**THE PROBLEM:** Which lines of the entries below contain the string "dtype"? Copy each one.

*** RECORDS FOR THE EXERCISE Section Begins ***

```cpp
__global__ void k_grid_encode_rt(GridDev g, const float* xyz, int64_t n, float* out, int out_dim) {
    int64_t i = (int64_t)blockIdx.x * blockDim.x + threadIdx.x;
    if (i >= n) return;
    float x[3];
    grid_normalise(g, xyz + i * 3, x);
    float* o = out + i * out_dim;
    int off = 0;
    if (g.include_input) { o[0] = x[0]; o[1] = x[1]; o[2] = x[2]; off = 3; }
    float tot[16];
    for (int f = 0; f < 16; ++f) tot[f] = 0.0f;
    for (int l = 0; l < g.L; ++l) {
        int64_t rows[8];
        float wts[8];
        const float* tab = grid_level_lookup(g, l, x, rows, wts);
        float acc[16];
        for (int f = 0; f < 16; ++f) acc[f] = 0.0f;
        for (int k = 0; k < 8; ++k)
            for (int f = 0; f < g.F; ++f) acc[f] = fmaf(wts[k], tab[rows[k] * g.F + f], acc[f]);
        if (!g.sum) {
            for (int f = 0; f < g.F; ++f) o[off + l * g.F + f] = acc[f];
        } else if (g.sum_over_features) {
            float s = 0.0f;
// ... 450 lines not shown
}

#define RS_BLOCK 256
#define ENC_LDS_ROWS 4096
__shared__ float g_enc_tab[ENC_LDS_ROWS + 2];
template <bool FASTDIV = false, bool LDSTAB = false>
__device__ __forceinline__ float level_rowsum(const GridDev& g, const float* __restrict__ rs, int hstart, int l, float x, float y, float z) {
    const int res = g.res[l];
    const float cell = g.cell[l];
    int c0x, c1x, c0y, c1y, c0z, c1z;
    float tx, ty, tz;
    const float rcell = g.rcell[l];
    if (FASTDIV) {
        level_corners_fast(x, cell, rcell, res, c0x, c1x, tx);
        level_corners_fast(y, cell, rcell, res, c0y, c1y, ty);
        level_corners_fast(z, cell, rcell, res, c0z, c1z, tz);
    } else {
        level_corners(x, cell, rcell, res, c0x, c1x, tx);
        level_corners(y, cell, rcell, res, c0y, c1y, ty);
        level_corners(z, cell, rcell, res, c0z, c1z, tz);
    }
    unsigned row[8];
    const float* tab;
    if (l >= g.start_hash) {
        tab = rs + g.dense_rows + (int64_t)(l - hstart) * g.T;
        const uint64_t hy0 = (uint64_t)(uint32_t)c0y * HASH_P1, hz0 = (uint64_t)(uint32_t)c0z * HASH_P2;
        const int dy = c1y - c0y, dz = c1z - c0z;
        const uint64_t hx[2] = {(uint64_t)(uint32_t)c0x, (uint64_t)(uint32_t)c1x};
        const uint64_t hy[2] = {hy0, hy0 + (dy > 0 ? HASH_P1 : 0ull) + (dy > 1 ? HASH_P1 : 0ull)};
        const uint64_t hz[2] = {hz0, hz0 + (dz > 0 ? HASH_P2 : 0ull) + (dz > 1 ? HASH_P2 : 0ull)};
        if (g.xdelta) {
            const uint32_t m = (uint32_t)c0x ^ (uint32_t)c1x;
            if (g.mod1r) {
#pragma unroll
                for (int k = 0; k < 4; ++k) {
                    const uint64_t X = hx[0] ^ hy[(k >> 1) & 1] ^ hz[k & 1];
                    const uint32_t r0 = hash_mod24_1r(X, g.mod_k, g.mod_c, (uint32_t)g.T);
                    row[k] = r0;
                    uint32_t r1 = r0 + m - 2u * ((uint32_t)X & m);
                    r1 = min(r1, r1 + (uint32_t)g.T);
                    r1 = min(r1, r1 - (uint32_t)g.T);
                    row[4 + k] = r1;
                }
            } else {
#pragma unroll
                for (int k = 0; k < 4; ++k) {
                    const uint64_t X = hx[0] ^ hy[(k >> 1) & 1] ^ hz[k & 1];
                    const uint32_t r0 = hash_mod24_2r(X, g.mod_k, g.mod_c, (uint32_t)g.T);
                    row[k] = r0;
                    uint32_t r1 = r0 + m - 2u * ((uint32_t)X & m);
                    r1 = min(r1, r1 + (uint32_t)g.T);
                    r1 = min(r1, r1 - (uint32_t)g.T);
                    row[4 + k] = r1;
                }
            }
        } else if (g.mod24) {
#pragma unroll
            for (int k = 0; k < 8; ++k) row[k] = hash_mod24(hx[k >> 2] ^ hy[(k >> 1) & 1] ^ hz[k & 1], g.mod_k, g.mod_c, (uint32_t)g.T);
        } else {
#pragma unroll
            for (int k = 0; k < 8; ++k) row[k] = grid_hash_mod(hx[k >> 2] ^ hy[(k >> 1) & 1] ^ hz[k & 1], g);
        }
    } else {
        tab = g.separate_dense ? rs + g.dense_off[l] : rs + (int64_t)l * g.T;
        const unsigned ures = (unsigned)res;
        const unsigned bx0 = __umul24((unsigned)c0x, ures), bx1 = __umul24((unsigned)c1x, ures);
        const unsigned b00 = __umul24(bx0 + (unsigned)c0y, ures), b01 = __umul24(bx0 + (unsigned)c1y, ures);
        const unsigned b10 = __umul24(bx1 + (unsigned)c0y, ures), b11 = __umul24(bx1 + (unsigned)c1y, ures);
        const unsigned z0 = (unsigned)min(c0z, res - 2);
        const bool s0 = (unsigned)c0z != z0, s1 = (unsigned)c1z != z0;
        const bool far1 = (unsigned)c1z > z0 + 1u;
        const unsigned bb[4] = {b00, b01, b10, b11};
        float vv[8];
        float2 pr[4];
        if (LDSTAB) {
#pragma unroll
            for (int j = 0; j < 4; ++j) pr[j] = make_float2(g_enc_tab[bb[j] + z0], g_enc_tab[bb[j] + z0 + 1u]);
        } else {
#pragma unroll
            for (int j = 0; j < 4; ++j) __builtin_memcpy(&pr[j], tab + bb[j] + z0, sizeof(float2));
        }
#pragma unroll
        for (int j = 0; j < 4; ++j) {
            vv[2 * j] = s0 ? pr[j].y : pr[j].x;
            vv[2 * j + 1] = s1 ? pr[j].y : pr[j].x;
        }
        if (far1) {
// ... 102 lines not shown
            else emb[(int64_t)(3 + la) * a.cap + i] = level_rowsum<false>(g, rs, hstart, la, x, y, z);
            if (fast && g.rcell[lb] != 0.0f) emb[(int64_t)(3 + lb) * a.cap + i] = level_rowsum<true>(g, rs, hstart, lb, x, y, z);
            else emb[(int64_t)(3 + lb) * a.cap + i] = level_rowsum<false>(g, rs, hstart, lb, x, y, z);
        }
    }
}

__global__ void k_row_sums(const float* __restrict__ tab, int64_t rows, int F, float* __restrict__ out) {
    const int per = F / 4;
    const int64_t t = (int64_t)blockIdx.x * blockDim.x + threadIdx.x;
    const int64_t r = t / per;
    if (r >= rows) return;
    const int q = (int)(t - r * per);
    const float4 a = reinterpret_cast<const float4*>(tab)[r * per + q];
    float s = (a.x + a.y) + (a.z + a.w);
    if (per == 4) {
        s = quad_sum(s);
        if (q == 0) out[r] = s;
    } else {
        atomicAdd(out + r, s);
    }
}

int launch_row_sums(const GridDev& g, float* out, hipStream_t st) {
    const int per = g.F / 4;
    auto run = [&](const float* tab, int64_t rows, float* o) -> int {
        if (rows == 0) return 0;
        if (per != 4) INVR_HIP(hipMemsetAsync(o, 0, rows * sizeof(float), st));
        hipLaunchKernelGGL(k_row_sums, dim3((unsigned)cdiv(rows * per, 256)), dim3(256), 0, st, tab, rows, g.F, o);
        INVR_LAUNCH_CHECK();
        return 0;
    };
    int64_t drows, hrows;
    grid_table_rows(g, drows, hrows);
    if (run(g.dense, drows, out)) return 1;
    return run(g.hash, hrows, out + drows);
}

int launch_part_encode_rows_all(const EncodeAllArgs& a, hipStream_t st) {
    for (int p = 0; p < INVR_NUM_PARTS; ++p)
        if (!part_grid_supported(a.g[p], "part encoder kernel", true, false)) return 1;
    int64_t tiles = cdiv(a.cap, 64 * ENC_WAVES);
    unsigned grid = (unsigned)(tiles < 256 * 4 ? (tiles > 0 ? tiles : 1) : 256 * 4);
    hipLaunchKernelGGL(k_part_encode_rows_all, dim3(grid, INVR_NUM_PARTS), dim3(ENC_BLOCK), 0, st, a);
    INVR_LAUNCH_CHECK();
    return 0;
// ... 27 lines not shown
```

instant-nvr_amd/network.py:

```python
import ctypes as C

import numpy as np
import torch
import torch.nn as nn

from . import _abi, params
from .config import cfg as global_cfg, PART_NAMES, NUM_PARTS, validate as validate_cfg


class Embedder(nn.Module):

    def __init__(self, spec, pid=-1, partname='undefined'):
        super().__init__()
        self.spec, self.pid, self.partname = spec, pid, partname
        L, F, T = spec['L'], spec['F'], spec['T']
        ng = dict(requires_grad=False)
        self.bounds = nn.Parameter(torch.from_numpy(spec['bbox'].copy()), **ng)
        self.entries_size = nn.Parameter(torch.from_numpy(spec['size'].copy()), **ng)
        self.entries_num = nn.Parameter(torch.tensor(spec['res'], dtype=torch.int64), **ng)
        self.entries_min = nn.Parameter(torch.zeros(L, dtype=torch.int64), **ng)
        self.entries_cnt = nn.Parameter(torch.tensor(spec['cnt'], dtype=torch.int64), **ng)
        self.entries_sum = nn.Parameter(torch.tensor(spec['cnt'], dtype=torch.int64).cumsum(0), **ng)
        self.start_hash, self.n_levels, self.f, self.out_dim = spec['start_hash'], L, F, spec['out_dim']
        self.n_entries_per_level = T
        self.separate_dense = spec['separate_dense']
        self.use_batch_bounds = spec['use_batch_bounds']
        if self.separate_dense:
            data = torch.zeros((L, T, F))
            nn.init.kaiming_normal_(data)
            self.dense = nn.Parameter(torch.cat([data[i, :spec['cnt'][i]] for i in range(self.start_hash)], 0))
            self.hash = nn.Parameter(data[self.start_hash:].clone())
        else:
            self.hash = nn.Parameter(torch.zeros((L, T, F)))
            nn.init.kaiming_normal_(self.hash)
        self.offsets = nn.Parameter(torch.from_numpy(params.CORNER_OFFSETS.copy()), **ng)

    def __getstate__(self):
        d = self.__dict__.copy()
        for k in ('_rs', '_rs_key', '_row_grad', 'row_grad_dirty'):
            d.pop(k, None)
        return d

    def maybe_adopt_batch_bounds(self, batch):
        if self.use_batch_bounds and 'iter_step' in batch and batch['iter_step'] == 1:
            self.bounds = nn.Parameter(batch['bounds'][0][self.pid].detach().clone(), requires_grad=False)

    def grid_struct(self, keep):
        return _abi.make_grid(self.spec, self.dense if self.separate_dense else None, self.hash, self.bounds, keep)

    def invalidate_row_sums(self):
        self._rs_key = None
        self._rs = None

    def train(self, mode=True):
        self.invalidate_row_sums()
        return super().train(mode)

    def _load_from_state_dict(self, *args, **kwargs):
        self.invalidate_row_sums()
        return super()._load_from_state_dict(*args, **kwargs)

    def row_sums(self):
        tabs = [self.hash] + ([self.dense] if self.separate_dense else [])
        key = tuple((t.data_ptr(), t._version, str(t.device)) for t in tabs)
        if getattr(self, '_rs_key', None) != key:
            keep = []
            g = self.grid_struct(keep)
            n = _abi.lib().invr_grid_row_sums_len(C.byref(g))
            rs = torch.empty(n, device=self.hash.device, dtype=torch.float32)
            _abi.check(_abi.lib().invr_grid_row_sums(C.byref(g), _abi.ptr(rs), _abi.stream_ptr()))
            self._rs, self._rs_key = rs, key
        return self._rs

    def row_grad(self):
        rg = getattr(self, '_row_grad', None)
        if rg is None or rg.device != self.hash.device:
            keep = []
            g = self.grid_struct(keep)
            n = _abi.lib().invr_grid_row_sums_len(C.byref(g))
            rg = torch.zeros(n, device=self.hash.device, dtype=torch.float32)
            self._row_grad = rg
            self.row_grad_dirty = False
        return rg

    def expand_row_grad(self, accumulate=False):
        keep = []
        g = self.grid_struct(keep)
        gh = torch.empty_like(self.hash)
        gd = torch.empty_like(self.dense) if self.separate_dense else None
        _abi.check(_abi.lib().invr_expand_row_grad(C.byref(g), _abi.ptr(self.row_grad()), _abi.ptr(gd), _abi.ptr(gh), _abi.stream_ptr()))
        for p_, g_ in ((self.hash, gh),) + (((self.dense, gd),) if self.separate_dense else ()):
            p_.grad = g_ if (p_.grad is None or not accumulate) else p_.grad + g_
        return gd, gh

    def forward(self, xyz, batch=None):
# ... 93 lines not shown
    def __getstate__(self):
        d = self.__dict__.copy()
        for k in self._TRANSIENT:
            d.pop(k, None)
        return d

    def __setstate__(self, d):
        self.__dict__.update(d)
        self._ws = None

    def model_struct(self, keep):
        params_now = list(self.named_parameters())
        key = tuple(p.data_ptr() for _, p in params_now)
        if getattr(self, '_model_key', None) != key:
            self._model_keep = []
            self._model_base = _abi.make_model(dict(params_now), self.cfg, self._model_keep)
            self._model_key = key
        keep.extend(self._model_keep)
        m = _abi.InvrModel.from_buffer_copy(self._model_base)
        if not self.training and self.cfg.get('eval_row_sums', True):
            for i, pn in enumerate(self.tpose_human.part_networks):
                e = pn.embedder
                if e.spec['sum'] and e.spec['sum_over_features'] and e.f % 4 == 0:
                    rs = e.row_sums()
                    keep.append(rs)
                    m.part[i].grid.row_sums = rs.data_ptr()
        return m

    def workspace(self, nbytes, device):
        if self._ws is None or self._ws.numel() < nbytes or self._ws.device != device:
            self._ws = torch.empty(nbytes, dtype=torch.uint8, device=device)
        self._ws_gen = getattr(self, '_ws_gen', 0) + 1
        return self._ws

    def adopt_batch_bounds(self, batch):
        for pn in self.tpose_human.part_networks:
            pn.embedder.maybe_adopt_batch_bounds(batch)

    def prepare(self, batch):
        self.adopt_batch_bounds(batch)
        keep = []
        return RenderContext(self.model_struct(keep), _abi.make_scene(batch, self.cfg, keep), keep)

    def forward(self, wpts, viewdir, dists, batch):
        L = _abi.lib()
        ctx = batch if isinstance(batch, RenderContext) else self.prepare(batch)
        x = wpts.detach().to(torch.float32).contiguous()
# ... 84 lines not shown
```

*** RECORDS FOR THE EXERCISE Section Ends ***

**YOUR RESPONSE:**
        self.entries_num = nn.Parameter(torch.tensor(spec['res'], dtype=torch.int64), **ng)
        self.entries_min = nn.Parameter(torch.zeros(L, dtype=torch.int64), **ng)
        self.entries_cnt = nn.Parameter(torch.tensor(spec['cnt'], dtype=torch.int64), **ng)
        self.entries_sum = nn.Parameter(torch.tensor(spec['cnt'], dtype=torch.int64).cumsum(0), **ng)
            rs = torch.empty(n, device=self.hash.device, dtype=torch.float32)
            rg = torch.zeros(n, device=self.hash.device, dtype=torch.float32)
            self._ws = torch.empty(nbytes, dtype=torch.uint8, device=device)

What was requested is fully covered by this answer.